Our approach searches for an optimal algorithm, where we consider the algorithm to be a quantum gate sequence with associated classical post-processing. We parameterize (and hence optimize over) both the gate sequence and the post-processing.

Let us first consider the gate sequence. We define a gate set ${ \mathcal A }=\{{A}_{j}(\theta )\}$. Here, each gate A_j is either a one-qubit or two-qubit gate and may also have an internal continuous parameter θ. Hence, ${ \mathcal A }$ is a discrete set, but each element of ${ \mathcal A }$ may have a continuous parameter associated with it. The precise choice of ${ \mathcal A }$ depends on which hardware one is considering. For example, the connectivity differs between IBM and Rigetti hardware, and the former employs $\mathrm{CNOT}$ gates while the latter employs controlled-Z gates. For IBM's five-qubit computer 'ibmqx4' we can write out the gate set as

$$\begin{eqnarray}\begin{array}{rcl}{{ \mathcal A }}_{\mathrm{ibmqx}4} & = & \{{{\rm{CNOT}}}^{10},{{\rm{CNOT}}}^{20},{{\rm{CNOT}}}^{21},{{\rm{CNOT}}}^{32},\\ & & {{\rm{CNOT}}}^{24},{{\rm{CNOT}}}^{34},{U}^{0}(\theta ),{U}^{1}(\theta ),{U}^{2}(\theta ),\\ & & {U}^{3}(\theta ),{U}^{4}(\theta )\},\end{array}\end{eqnarray} \tag{ 1 }$$

where U^j(θ) is an arbitrary gate on qubit j and CNOT^jk is a CNOT from control qubit j to target qubit k. Angles θ in equation (1) may be encoding multiple parameters. In this article, we treat all one-qubit gates equally in the sense that all one-qubit gates are equally complex to implement, although our approach could easily be generalized to account for different complexities for different one-qubit gates.

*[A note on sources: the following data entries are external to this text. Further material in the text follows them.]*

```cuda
__device__ __forceinline__ uint32_t core_offset(int row, int k, int lbo, int sbo)
{
    return (uint32_t)((row >> 3) * sbo + (k >> 3) * lbo + (row & 7) * 16 + (k & 7) * 2);
}

template <int PARTS>
__device__ void load_weights(unsigned char* dst, size_t part_stride, const float* w, float gain, int rows, int rows_pad, int K, int lbo, int sbo)
{
    for (int i = threadIdx.x; i < rows_pad * K; i += blockDim.x) {
        const int n = i / K, k = i % K;
        const float v = n < rows ? __fmul_rn(__ldg(w + n * K + k), gain) : 0.0f;
        __nv_bfloat16 hi, lo;
        tc::split_bf16(v, hi, lo);
        const uint32_t off = core_offset(n, k, lbo, sbo);
        *reinterpret_cast<__nv_bfloat16*>(dst + off) = hi;
        if (PARTS == 2) *reinterpret_cast<__nv_bfloat16*>(dst + part_stride + off) = lo;
    }
}

__device__ __forceinline__ float folded_bias(const float* b, float gain, int i) { return gain != 1.0f ? __fmul_rn(__ldg(b + i), gain) : __ldg(b + i); }

template <int KIND, bool SPLIT>
__device__ void load_params(Smem<KIND, SPLIT>& s, const nfe_mlp& net_a, const nfe_mlp& net_b)
{
    using T = TcTraits<KIND>;
    constexpr int PARTS = SPLIT ? 2 : 1;
    load_weights<PARTS>(s.b1[0][0], B1_BYTES, net_a.w1, net_a.wgain1, HIDDEN, HIDDEN, FEAT, B1_LBO, B1_SBO);
    load_weights<PARTS>(s.b2a[0], sizeof(s.b2a[0]), net_a.w2, net_a.wgain2, T::OUT_A, T::N_A, HIDDEN, B2_LBO, B2_SBO);
    for (int i = threadIdx.x; i < HIDDEN; i += blockDim.x) s.bias1[0][i] = folded_bias(net_a.b1, net_a.bgain1, i);
    for (int i = threadIdx.x; i < T::N_A; i += blockDim.x) s.bias2a[i] = i < T::OUT_A ? folded_bias(net_a.b2, net_a.bgain2, i) : 0.0f;
    if constexpr (T::HAS_B) {
        load_weights<PARTS>(s.b1[1][0], B1_BYTES, net_b.w1, net_b.wgain1, HIDDEN, HIDDEN, FEAT, B1_LBO, B1_SBO);
        load_weights<PARTS>(s.b2b[0], sizeof(s.b2b[0]), net_b.w2, net_b.wgain2, T::OUT_B, T::N_B, HIDDEN, B2_LBO, B2_SBO);
        for (int i = threadIdx.x; i < HIDDEN; i += blockDim.x) s.bias1[1][i] = folded_bias(net_b.b1, net_b.bgain1, i);
        for (int i = threadIdx.x; i < T::N_B; i += blockDim.x) s.bias2b[i] = i < T::OUT_B ? folded_bias(net_b.b2, net_b.bgain2, i) : 0.0f;
    }
}

template <bool SPLIT>
__device__ __forceinline__ void store_features4(unsigned char (*a1)[A1_BYTES], int row, int k0, float4 f)
{
    const __nv_bfloat162 h01 = __floats2bfloat162_rn(f.x, f.y), h23 = __floats2bfloat162_rn(f.z, f.w);
    const uint32_t off = core_offset(row, k0, A1_LBO, A1_SBO);
    *reinterpret_cast<uint2*>(a1[0] + off) = make_uint2(*reinterpret_cast<const uint32_t*>(&h01), *reinterpret_cast<const uint32_t*>(&h23));
    if (SPLIT) {
        const float2 neg2 = make_float2(-1.0f, -1.0f);
        const float2 d01 = ffma2(__bfloat1622float2(h01), neg2, make_float2(f.x, f.y)), d23 = ffma2(__bfloat1622float2(h23), neg2, make_float2(f.z, f.w));
        const __nv_bfloat162 l01 = __floats2bfloat162_rn(d01.x, d01.y), l23 = __floats2bfloat162_rn(d23.x, d23.y);
        *reinterpret_cast<uint2*>(a1[1] + off) = make_uint2(*reinterpret_cast<const uint32_t*>(&l01), *reinterpret_cast<const uint32_t*>(&l23));
    }
}

template <bool SPLIT>
__device__ __forceinline__ void issue_gemm(bool leader, uint32_t tmem_d, const unsigned char* a_hi, const unsigned char* a_lo, int a_lbo, int a_sbo,
                                           const unsigned char* b_hi, const unsigned char* b_lo, int b_lbo, int b_sbo, int K, uint32_t idesc)
{
    const uint64_t da0 = tc::make_desc(0, a_lbo, a_sbo), db0 = tc::make_desc(0, b_lbo, b_sbo);
    const uint32_t ah = tc::smem_u32(a_hi) >> 4, al = tc::smem_u32(a_lo) >> 4, bh = tc::smem_u32(b_hi) >> 4, bl = tc::smem_u32(b_lo) >> 4;
    const uint32_t ak = (uint32_t)(2 * a_lbo) >> 4, bk = (uint32_t)(2 * b_lbo) >> 4;
    uint32_t acc = 0;
    constexpr int TERMS = SPLIT ? 3 : 1;
#pragma unroll
    for (int t = 0; t < TERMS; ++t) {
        const uint32_t a = (t == 1) ? al : ah, b = (t == 2) ? bl : bh;
#pragma unroll 4
        for (int k = 0; k < (K >> 4); ++k) {
            if (leader) tc::mma_bf16_ss(tmem_d, da0 + (a + k * ak), db0 + (b + k * bk), idesc, acc);
            acc = 1;
        }
    }
}
template <bool SPLIT>
__device__ __forceinline__ void issue_gemm(uint32_t tmem_d, const unsigned char* a_hi, const unsigned char* a_lo, int a_lbo, int a_sbo,
                                           const unsigned char* b_hi, const unsigned char* b_lo, int b_lbo, int b_sbo, int K, uint32_t idesc)
{
    issue_gemm<SPLIT>(true, tmem_d, a_hi, a_lo, a_lbo, a_sbo, b_hi, b_lo, b_lbo, b_sbo, K, idesc);
}

template <int KIND, bool SPLIT>
__device__ __forceinline__ void issue_layer1(Smem<KIND, SPLIT>& s, uint32_t tmem)
{
    using T = TcTraits<KIND>;
    constexpr int P = SPLIT ? 1 : 0;
    constexpr uint32_t idesc = tc::make_idesc_bf16(TILE_M, HIDDEN);
    issue_gemm<SPLIT>(tmem + COL_D1A, s.a1[0][0], s.a1[0][P], A1_LBO, A1_SBO, s.b1[0][0], s.b1[0][P], B1_LBO, B1_SBO, FEAT, idesc);
    if constexpr (T::HAS_B) {
        constexpr int SET_B = T::SETS - 1;
        issue_gemm<SPLIT>(tmem + COL_D1B, s.a1[SET_B][0], s.a1[SET_B][P], A1_LBO, A1_SBO, s.b1[1][0], s.b1[1][P], B1_LBO, B1_SBO, FEAT, idesc);
    }
}

template <int KIND, bool SPLIT>
__device__ __forceinline__ void issue_layer2(Smem<KIND, SPLIT>& s, uint32_t tmem)
{
    using T = TcTraits<KIND>;
    constexpr int P = SPLIT ? 1 : 0;
    issue_gemm<SPLIT>(tmem + COL_D2A, s.a2[0][0], s.a2[0][P], A2_LBO, A2_SBO, s.b2a[0], s.b2a[P], B2_LBO, B2_SBO, HIDDEN,
                      tc::make_idesc_bf16(TILE_M, T::N_A));
    if constexpr (T::HAS_B)
        issue_gemm<SPLIT>(tmem + COL_D2B, s.a2[1][0], s.a2[1][P], A2_LBO, A2_SBO, s.b2b[0], s.b2b[P], B2_LBO, B2_SBO, HIDDEN,
                          tc::make_idesc_bf16(TILE_M, T::N_B));
}

template <bool SPLIT>
__device__ __forceinline__ void hidden_epilogue(uint32_t taddr_row, const float* bias1, unsigned char (*a2)[A2_BYTES], int row)
{
#pragma unroll
    for (int q = 0; q < HIDDEN / 16; ++q) {
        float v[16];
        tc::tmem_ld16(taddr_row + q * 16, v);
        tc::tmem_ld_wait();
        uint32_t hi[8], lo[8];
#pragma unroll
        for (int i = 0; i < 8; ++i) {
            const float h0 = softplus_fast(v[2 * i] + bias1[q * 16 + 2 * i]);
            const float h1 = softplus_fast(v[2 * i + 1] + bias1[q * 16 + 2 * i + 1]);
            __nv_bfloat16 a, b, c, d;
            tc::split_bf16(h0, a, c); tc::split_bf16(h1, b, d);
            hi[i] = tc::pack_bf16(a, b); lo[i] = tc::pack_bf16(c, d);
        }
#pragma unroll
        for (int c8 = 0; c8 < 2; ++c8) {
            const uint32_t off = core_offset(row, q * 16 + c8 * 8, A2_LBO, A2_SBO);
            *reinterpret_cast<uint4*>(a2[0] + off) = make_uint4(hi[4 * c8], hi[4 * c8 + 1], hi[4 * c8 + 2], hi[4 * c8 + 3]);
            if (SPLIT) *reinterpret_cast<uint4*>(a2[1] + off) = make_uint4(lo[4 * c8], lo[4 * c8 + 1], lo[4 * c8 + 2], lo[4 * c8 + 3]);
        }
    }
}

template <int KIND, bool SPLIT>
__device__ __forceinline__ void output_epilogue(const Smem<KIND, SPLIT>& s, uint32_t taddr_row, float& sigma, float (&segv)[16], float (&col)[32])
{
    using T = TcTraits<KIND>;
    float a[T::N_A];
#pragma unroll
    for (int q = 0; q < T::N_A / 16; ++q) {
        float v[16];
        tc::tmem_ld16(taddr_row + COL_D2A + q * 16, v);
        tc::tmem_ld_wait();
#pragma unroll
        for (int i = 0; i < 16; ++i) a[q * 16 + i] = v[i] + s.bias2a[q * 16 + i];
    }
    sigma = a[0];
    if constexpr (KIND == NFE_DEC_DISENTANGLED) {
#pragma unroll
        for (int c = 0; c < 15; ++c) segv[c] = a[1 + c];
    } else {
#pragma unroll
        for (int c = 0; c < 32; ++c) col[c] = rgb_activation(a[1 + c]);
    }
    if constexpr (T::HAS_B) {
        float b[T::N_B];
#pragma unroll
        for (int q = 0; q < T::N_B / 16; ++q) {
            float v[16];
            tc::tmem_ld16(taddr_row + COL_D2B + q * 16, v);
            tc::tmem_ld_wait();
#pragma unroll
            for (int i = 0; i < 16; ++i) b[q * 16 + i] = v[i] + s.bias2b[q * 16 + i];
        }
        if constexpr (KIND == NFE_DEC_DISENTANGLED) {
#pragma unroll
            for (int c = 0; c < 32; ++c) col[c] = rgb_activation(b[c]);
        } else {
#pragma unroll
            for (int c = 0; c < 15; ++c) segv[c] = b[c];
        }
    }
}

}}
```

Measured before the change: 33.83 million.

## Gather plane texels with 256-bit loads, 8 channels per lane, plus L2 prefetch

Gather warps now have each lane fetch 8 channels with ld.global.nc.v8.f32 (4 lanes per row, 8 rows per pass) instead of float4 loads with 8 lanes per row. The two-set non-rolling path is folded into a single software-pipelined loop that keeps 6 texels in flight. Tap warps issue prefetch.global.L2 for every tap address ahead of the gather, and features are written to shared memory as 16-byte stores. This cuts load instruction count and L1 transactions in the gather, at the cost of a 32-byte alignment requirement, more register pressure, and extra prefetch instructions in the tap warps.

```diff
diff --git a/nerffaceediting_b200/csrc/nfe_field_pipe2.cu b/nerffaceediting_b200/csrc/nfe_field_pipe2.cu
--- a/nerffaceediting_b200/csrc/nfe_field_pipe2.cu
+++ b/nerffaceediting_b200/csrc/nfe_field_pipe2.cu
@@ -15,10 +15,9 @@
 static_assert(TAP_WARPS >= 1 && TAP_WARPS <= 3, "tap warps are warps 9-11");
 constexpr int GATHER_WARP0 = 12, GATHER_WARPS = 8;
 constexpr int THREADS = (GATHER_WARP0 + GATHER_WARPS) * 32;
-constexpr int PASSES_PER_TILE = TILE_M / 4;
-constexpr int PER_LONG = (PASSES_PER_TILE + GATHER_WARPS - 1) / GATHER_WARPS;
-constexpr int LONG_WARPS = PASSES_PER_TILE - (PER_LONG - 1) * GATHER_WARPS;
-static_assert(LONG_WARPS >= 1 && LONG_WARPS <= GATHER_WARPS && PER_LONG >= 2, "bad gather split");
+constexpr int PASSES_PER_TILE = TILE_M / 8;
+constexpr int PASSES_PER_WARP = PASSES_PER_TILE / GATHER_WARPS;
+static_assert(PASSES_PER_TILE % GATHER_WARPS == 0, "bad gather split");
 constexpr int TAP_BUFS = 3;
 constexpr int GROUP_COLS = 192;
 constexpr int P2_TMEM_COLS = 512;
@@ -166,13 +165,19 @@
     return r;
 }
 
-__device__ __forceinline__ float4 ldg_tap(const float4* lane_base, uint32_t off4, bool streaming)
+__device__ __forceinline__ void ldg_tap8(float* v, const float* set, uint32_t off4, bool streaming)
 {
     uint64_t addr;
-    asm("mad.wide.u32 %0, %1, 16, %2;" : "=l"(addr) : "r"(off4), "l"(lane_base));
-    if (streaming) return __ldcg(reinterpret_cast<const float4*>(addr));
-    return __ldg(reinterpret_cast<const float4*>(addr));
-}
+    asm("mad.wide.u32 %0, %1, 16, %2;" : "=l"(addr) : "r"(off4), "l"(set));
+    if (streaming)
+        asm("ld.global.nc.L1::no_allocate.v8.f32 {%0, %1, %2, %3, %4, %5, %6, %7}, [%8];"
+            : "=f"(v[0]), "=f"(v[1]), "=f"(v[2]), "=f"(v[3]), "=f"(v[4]), "=f"(v[5]), "=f"(v[6]), "=f"(v[7]) : "l"(addr));
+    else
+        asm("ld.global.nc.v8.f32 {%0, %1, %2, %3, %4, %5, %6, %7}, [%8];"
+            : "=f"(v[0]), "=f"(v[1]), "=f"(v[2]), "=f"(v[3]), "=f"(v[4]), "=f"(v[5]), "=f"(v[6]), "=f"(v[7]) : "l"(addr));
+}
+
+__device__ __forceinline__ void l2_prefetch(const float* p) { asm volatile("prefetch.global.L2 [%0];" :: "l"(p)); }
 
 #ifdef NFE_PIPE_PROFILE
 __device__ unsigned long long g_p2_prof[4][16];
@@ -231,111 +236,100 @@
 
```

We consider a generic sequence of d gates

$$\begin{eqnarray}&&{G}_{\vec{k}}(\vec{\theta })={A}_{{k}_{d}}({\theta }_{d})\cdots {A}_{{k}_{2}}({\theta }_{2}){A}_{{k}_{1}}({\theta }_{1}),\end{eqnarray} \tag{ 2 }$$

where $\vec{k}=({k}_{1},\,\ldots ,\,{k}_{d})$ is the vector of indices describing which gates are employed in the gate sequence and $\vec{\theta }=({\theta }_{1},\ldots ,{\theta }_{d})$ is the vector of continuous parameters associated with these gates.

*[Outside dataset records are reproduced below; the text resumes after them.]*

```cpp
extern "C" int mvoc_temporal_attn_f16(const mvoc_tattn_desc* d, void* stream) {
  MVOC_REQUIRE(d && d->q && d->k && d->v && d->out, -1, "temporal_attn: null operand");
  MVOC_REQUIRE(d->nsample > 0 && d->hw > 0 && d->heads > 0, -1, "temporal_attn: empty problem");
  MVOC_REQUIRE(d->frames >= 1 && d->frames <= 32, -2, "temporal_attn: frames (%d) must be in [1, 32]", d->frames);
  MVOC_REQUIRE(d->q_ts % 8 == 0 && d->k_ts % 8 == 0 && d->v_ts % 8 == 0 && d->o_ts % 4 == 0 && d->q_ps % 8 == 0 &&
                   d->k_ps % 8 == 0 && d->v_ps % 8 == 0 && d->o_ps % 4 == 0,
               -2, "temporal_attn: strides must keep 16-byte alignment");
  TAttnArgs a;
  a.q = (const half_t*)d->q; a.k = (const half_t*)d->k; a.v = (const half_t*)d->v; a.out = (half_t*)d->out;
  a.q_bs = d->q_bs; a.q_ps = d->q_ps; a.q_ts = d->q_ts; a.k_bs = d->k_bs; a.k_ps = d->k_ps; a.k_ts = d->k_ts;
  a.v_bs = d->v_bs; a.v_ps = d->v_ps; a.v_ts = d->v_ts; a.o_bs = d->o_bs; a.o_ps = d->o_ps; a.o_ts = d->o_ts;
  a.nsample = d->nsample; a.hw = d->hw; a.heads = d->heads; a.frames = d->frames;
  a.logf = d->frames == 8 ? 3 : d->frames == 16 ? 4 : 5;
  a.logp = d->frames == 8 ? 2 : d->frames == 16 ? 1 : 0;
  a.pgroups = (d->hw + (1 << a.logp) - 1) >> a.logp;
  a.ntask = (long)d->nsample * a.pgroups * d->heads;
  a.scale_log2 = 0.125f * 1.4426950408889634f;
  const long nblk = (a.ntask + 3) / 4;
  MVOC_REQUIRE(nblk < 0x7fffffffL, -2, "temporal_attn: grid too large");
  hipStream_t s = (hipStream_t)stream;
  MvocProfScope prof(MVOC_FAM_TATTN, s, 4.0 * (double)d->nsample * d->hw * d->heads * d->frames * 64 * 2);
  hipLaunchKernelGGL(tattn_kernel, dim3((unsigned)nblk), dim3(256), 0, s, a);
  return mvoc_check_launch("tattn_kernel");
}
```

mvoc_amd/csrc/stem.hip:

```cpp
#include "common.h"

namespace {

__global__ void timestep_embedding_kernel(const float* __restrict__ t, int nb, int dim, half_t* __restrict__ out) {
  const int i = blockIdx.x * blockDim.x + threadIdx.x;
  const int half = dim / 2;
  if (i >= nb * dim) return;
  const int b = i / dim, j = i % dim;
  const int k = j < half ? j : j - half;
  const float freq = expf(-logf(10000.0f) * (float)k / (float)half);
  const float ang = t[b] * freq;
  out[i] = (half_t)(j < half ? cosf(ang) : sinf(ang));
}

__global__ void act_kernel(const half_t* __restrict__ x, half_t* __restrict__ out, long n, int act) {
  const long i = (long)blockIdx.x * blockDim.x + threadIdx.x;
  if (i >= n) return;
  const float v = (float)x[i];
  out[i] = (half_t)(act == MVOC_ACT_SILU ? silu_f(v) : act == MVOC_ACT_GELU ? gelu_erf_f(v) : v);
}

__global__ void add_kernel(const half_t* __restrict__ a, const half_t* __restrict__ b, half_t* __restrict__ out, long n) {
  const long i = (long)blockIdx.x * blockDim.x + threadIdx.x;
  if (i >= n) return;
  out[i] = (half_t)((float)a[i] + (float)b[i]);
}

__global__ void conv3x3_small_kernel(const half_t* __restrict__ x, const half_t* __restrict__ w,
                                     const half_t* __restrict__ bias, half_t* __restrict__ out, int nimg, int h, int wd,
                                     int cin, int cout, int stride, int ho, int wo, int silu) {
  const long i = (long)blockIdx.x * blockDim.x + threadIdx.x;
  const long total = (long)nimg * ho * wo * cout;
  if (i >= total) return;
  const int co = (int)(i % cout);
  long pix = i / cout;
  const int ox = (int)(pix % wo);
  pix /= wo;
  const int oy = (int)(pix % ho);
  const int img = (int)(pix / ho);
  float acc = 0.f;
  for (int ky = 0; ky < 3; ++ky) {
    const int iy = oy * stride + ky - 1;
    if (iy < 0 || iy >= h) continue;
    for (int kx = 0; kx < 3; ++kx) {
      const int ix = ox * stride + kx - 1;
      if (ix < 0 || ix >= wd) continue;
      const half_t* xp = x + (((long)img * h + iy) * wd + ix) * cin;
      const half_t* wp = w + ((long)co * 9 + ky * 3 + kx) * cin;
      for (int c = 0; c < cin; ++c) acc += (float)xp[c] * (float)wp[c];
    }
  }
  float v = r16(acc + (bias ? (float)bias[co] : 0.f));
  if (silu) v = silu_f(v);
  out[i] = (half_t)v;
}

__global__ void avgpool_kernel(const half_t* __restrict__ x, half_t* __restrict__ out, int nimg, int h, int w, int c,
                               int oh, int ow) {
  const long i = (long)blockIdx.x * blockDim.x + threadIdx.x;
  const long total = (long)nimg * oh * ow * c;
  if (i >= total) return;
  const int ch = (int)(i % c);
  long pix = i / c;
  const int ox = (int)(pix % ow);
  pix /= ow;
  const int oy = (int)(pix % oh);
  const int img = (int)(pix / oh);
  const int y0 = (oy * h) / oh, y1 = ((oy + 1) * h + oh - 1) / oh;
  const int x0 = (ox * w) / ow, x1 = ((ox + 1) * w + ow - 1) / ow;
  float s = 0.f;
  for (int y = y0; y < y1; ++y)
    for (int xx = x0; xx < x1; ++xx) s += (float)x[(((long)img * h + y) * w + xx) * c + ch];
  out[i] = (half_t)(s / (float)((y1 - y0) * (x1 - x0)));
}

__global__ void ncfhw_to_tokens_kernel(const half_t* __restrict__ x, half_t* __restrict__ out, int b, int c, int f, int hw,
                                       int ldo, int coff) {
  const long i = (long)blockIdx.x * blockDim.x + threadIdx.x;
  const long total = (long)b * f * hw;
  if (i >= total) return;
  const int p = (int)(i % hw);
  const long bf = i / hw;
  const int fi = (int)(bf % f), bi = (int)(bf / f);
  for (int ch = 0; ch < c; ++ch) out[i * ldo + coff + ch] = x[(((long)bi * c + ch) * f + fi) * hw + p];
}

__global__ void tokens_to_ncfhw_kernel(const half_t* __restrict__ x, half_t* __restrict__ out, int b, int c, int f, int hw,
                                       int ld) {
  const long i = (long)blockIdx.x * blockDim.x + threadIdx.x;
  const long total = (long)b * c * f * hw;
  if (i >= total) return;
  const int p = (int)(i % hw);
  long r = i / hw;
  const int fi = (int)(r % f);
  r /= f;
  const int ch = (int)(r % c);
  const int bi = (int)(r / c);
  out[i] = x[(((long)bi * f + fi) * hw + p) * ld + ch];
}

struct Enc4Params {
  half_t ln_g[4], ln_b[4], wq[32], wk[32], wv[32], wo[32], bo[4], w1[64], b1[16], w2[64], b2[4];
};

__device__ __forceinline__ void enc4_ln(const half_t* xp, const Enc4Params& P, float* y) {
  float v[4], mean = 0.f;
#pragma unroll
  for (int c = 0; c < 4; ++c) { v[c] = (float)xp[c]; mean += v[c]; }
// ... 72 lines not shown
  float ff[16];
#pragma unroll
  for (int o = 0; o < 16; ++o) {
    float s = 0.f;
#pragma unroll
    for (int c = 0; c < 4; ++c) s += h1[c] * (float)P.w1[o * 4 + c];
    ff[o] = r16(gelu_erf_f(r16(s + (float)P.b1[o])));
  }
#pragma unroll
  for (int c = 0; c < 4; ++c) {
    float s = 0.f;
#pragma unroll
    for (int o = 0; o < 16; ++o) s += ff[o] * (float)P.w2[c * 16 + o];
    out[idx * ldo + coff + c] = (half_t)(r16(s + (float)P.b2[c]) + h1[c]);
  }
}

__global__ void delay_kernel(long ticks) {
  const long t0 = __builtin_amdgcn_s_memrealtime();
  while ((long)__builtin_amdgcn_s_memrealtime() - t0 < ticks) __builtin_amdgcn_s_sleep(32);
}

inline unsigned nblk(long n, int bs = 256) { return (unsigned)((n + bs - 1) / bs); }

__global__ __launch_bounds__(256) void clip_patches_kernel(const half_t* __restrict__ x, half_t* __restrict__ out, int size, int patch,
                                                           int kpad, long total) {
  const long i = (long)blockIdx.x * 256 + threadIdx.x;
  if (i >= total) return;
  const int g = size / patch;
  const int k = (int)(i % kpad);
  const long row = i / kpad;
  half_t v = (half_t)0.f;
  if (k < 3 * patch * patch) {
    const int c = k / (patch * patch), py = (k / patch) % patch, px = k % patch;
    const int gx = (int)(row % g), gy = (int)((row / g) % g);
    const long b = row / ((long)g * g);
    v = x[((b * 3 + c) * size + gy * patch + py) * (long)size + gx * patch + px];
  }
  out[i] = v;
}

__global__ __launch_bounds__(256) void clip_embed_kernel(const half_t* __restrict__ table, const int* __restrict__ ids,
                                                         const half_t* __restrict__ cls, const half_t* __restrict__ pos,
                                                         half_t* __restrict__ out, int T, int c8n, long total) {
  const long i = (long)blockIdx.x * 256 + threadIdx.x;
  if (i >= total) return;
  const int c8 = (int)(i % c8n);
  const long row = i / c8n;
  const int t = (int)(row % T);
  const half_t* src;
  if (ids) src = table + ((long)ids[row] * c8n + c8) * 8;
  else if (t == 0) src = cls + c8 * 8;
  else src = table + (((row / T) * (T - 1) + t - 1) * c8n + c8) * 8;
  const half8_t a = *reinterpret_cast<const half8_t*>(src);
  const half8_t b = *reinterpret_cast<const half8_t*>(pos + ((long)t * c8n + c8) * 8);
  half8_t o;
#pragma unroll
  for (int e = 0; e < 8; ++e) o[e] = (half_t)((float)a[e] + (float)b[e]);
  reinterpret_cast<half8_t*>(out)[i] = o;
}

}

extern "C" int mvoc_timestep_embedding_f16(const float* t_dev, int32_t nb, int32_t dim, void* out, void* stream) {
  MVOC_REQUIRE(t_dev && out && nb > 0 && dim > 0 && dim % 2 == 0, -1, "timestep_embedding: bad args");
  hipStream_t s = (hipStream_t)stream;
  MvocProfScope prof(MVOC_FAM_MISC, s, 2.0 * nb * dim);
  hipLaunchKernelGGL(timestep_embedding_kernel, dim3(nblk((long)nb * dim)), dim3(256), 0, s, t_dev, nb, dim, (half_t*)out);
  return mvoc_check_launch("timestep_embedding_kernel");
}

extern "C" int mvoc_act_f16(const void* x, void* out, int64_t n, int32_t act, void* stream) {
  MVOC_REQUIRE(x && out && n > 0, -1, "act: bad args");
  hipStream_t s = (hipStream_t)stream;
  MvocProfScope prof(MVOC_FAM_MISC, s, 4.0 * n);
  hipLaunchKernelGGL(act_kernel, dim3(nblk(n)), dim3(256), 0, s, (const half_t*)x, (half_t*)out, (long)n, act);
  return mvoc_check_launch("act_kernel");
}

extern "C" int mvoc_add_f16(const void* a, const void* b, void* out, int64_t n, void* stream) {
  MVOC_REQUIRE(a && b && out && n > 0, -1, "add: bad args");
  hipStream_t s = (hipStream_t)stream;
  MvocProfScope prof(MVOC_FAM_MISC, s, 6.0 * n);
  hipLaunchKernelGGL(add_kernel, dim3(nblk(n)), dim3(256), 0, s, (const half_t*)a, (const half_t*)b, (half_t*)out, (long)n);
  return mvoc_check_launch("add_kernel");
}

extern "C" int mvoc_conv3x3_small_f16(const void* x, const void* w, const void* bias, void* out, int32_t nimg, int32_t h,
                                      int32_t wd, int32_t cin, int32_t cout, int32_t stride, int32_t silu, void* stream) {
  MVOC_REQUIRE(x && w && out && nimg > 0 && h > 0 && wd > 0 && cin > 0 && cout > 0 && (stride == 1 || stride == 2), -1,
               "conv3x3_small: bad args");
  const int ho = (h + 2 - 3) / stride + 1, wo = (wd + 2 - 3) / stride + 1;
  const long total = (long)nimg * ho * wo * cout;
  hipStream_t s = (hipStream_t)stream;
  MvocProfScope prof(MVOC_FAM_MISC, s, 2.0 * ((double)nimg * h * wd * cin + total));
  hipLaunchKernelGGL(conv3x3_small_kernel, dim3(nblk(total)), dim3(256), 0, s, (const half_t*)x, (const half_t*)w,
                     (const half_t*)bias, (half_t*)out, nimg, h, wd, cin, cout, stride, ho, wo, silu);
  return mvoc_check_launch("conv3x3_small_kernel");
}

__global__ void conv1x1_small_kernel(const half_t* __restrict__ x, const half_t* __restrict__ w, const half_t* __restrict__ bias,
                                     half_t* __restrict__ out, long rows, int cin, int cout) {
  const long i = (long)blockIdx.x * blockDim.x + threadIdx.x;
  if (i >= rows * cout) return;
  const int co = (int)(i % cout);
  const long r = i / cout;
  float acc = 0.f;
  for (int c = 0; c < cin; ++c) acc += (float)x[r * cin + c] * (float)w[co * cin + c];
  out[i] = (half_t)(acc + (bias ? (float)bias[co] : 0.f));
}

__global__ void image_to_tokens_kernel(const half_t* __restrict__ x, half_t* __restrict__ out, int n, int c, int hw) {
  const long i = (long)blockIdx.x * blockDim.x + threadIdx.x;
  if (i >= (long)n * hw * c) return;
  const int ch = (int)(i % c);
  const long px = i / c;
  const int img = (int)(px / hw), p = (int)(px % hw);
  out[i] = x[((long)img * c + ch) * hw + p];
}
__global__ void tokens_to_image_kernel(const half_t* __restrict__ x, half_t* __restrict__ out, int n, int c, int hw, int ld) {
  const long i = (long)blockIdx.x * blockDim.x + threadIdx.x;
  if (i >= (long)n * c * hw) return;
  const int p = (int)(i % hw);
  const long t = i / hw;
  const int ch = (int)(t % c), img = (int)(t / c);
  out[i] = x[((long)img * hw + p) * ld + ch];
}
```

The measurement results give rise to an outcome probability vector $\vec{p}=({p}_{1},\ldots ,{p}_{l},\,\ldots )$. The desired output might be one of these probabilities p_l, or it might be some simple function of these probabilities. Hence, we allow for some simple classical post-processing of $\vec{p}$ in order to reveal the desired output. While there is enormous freedom in applying a function to $\vec{p}$, we consider a simple linear combination of probabilities:

$$\begin{eqnarray}&&g(\vec{p})=\vec{c}\cdot \vec{p}=\displaystyle \sum _{l}{c}_{l}{p}_{l},\end{eqnarray} \tag{ 3 }$$

where $\vec{c}$ is a vector of coefficients whose elements are chosen according to c_l ∈ {−1, 0, 1}. This post-processing is sufficient for the application in this paper (state overlap), although other applications may require a more general form of post-processing. Note that in our approach it is enough to consider measurements in the computational basis, as any change of the measurement basis can be incorporated into the gate sequence in equation (2). In particular, this implies that equation (3) is general enough to cover the expectation values of all Pauli product operators.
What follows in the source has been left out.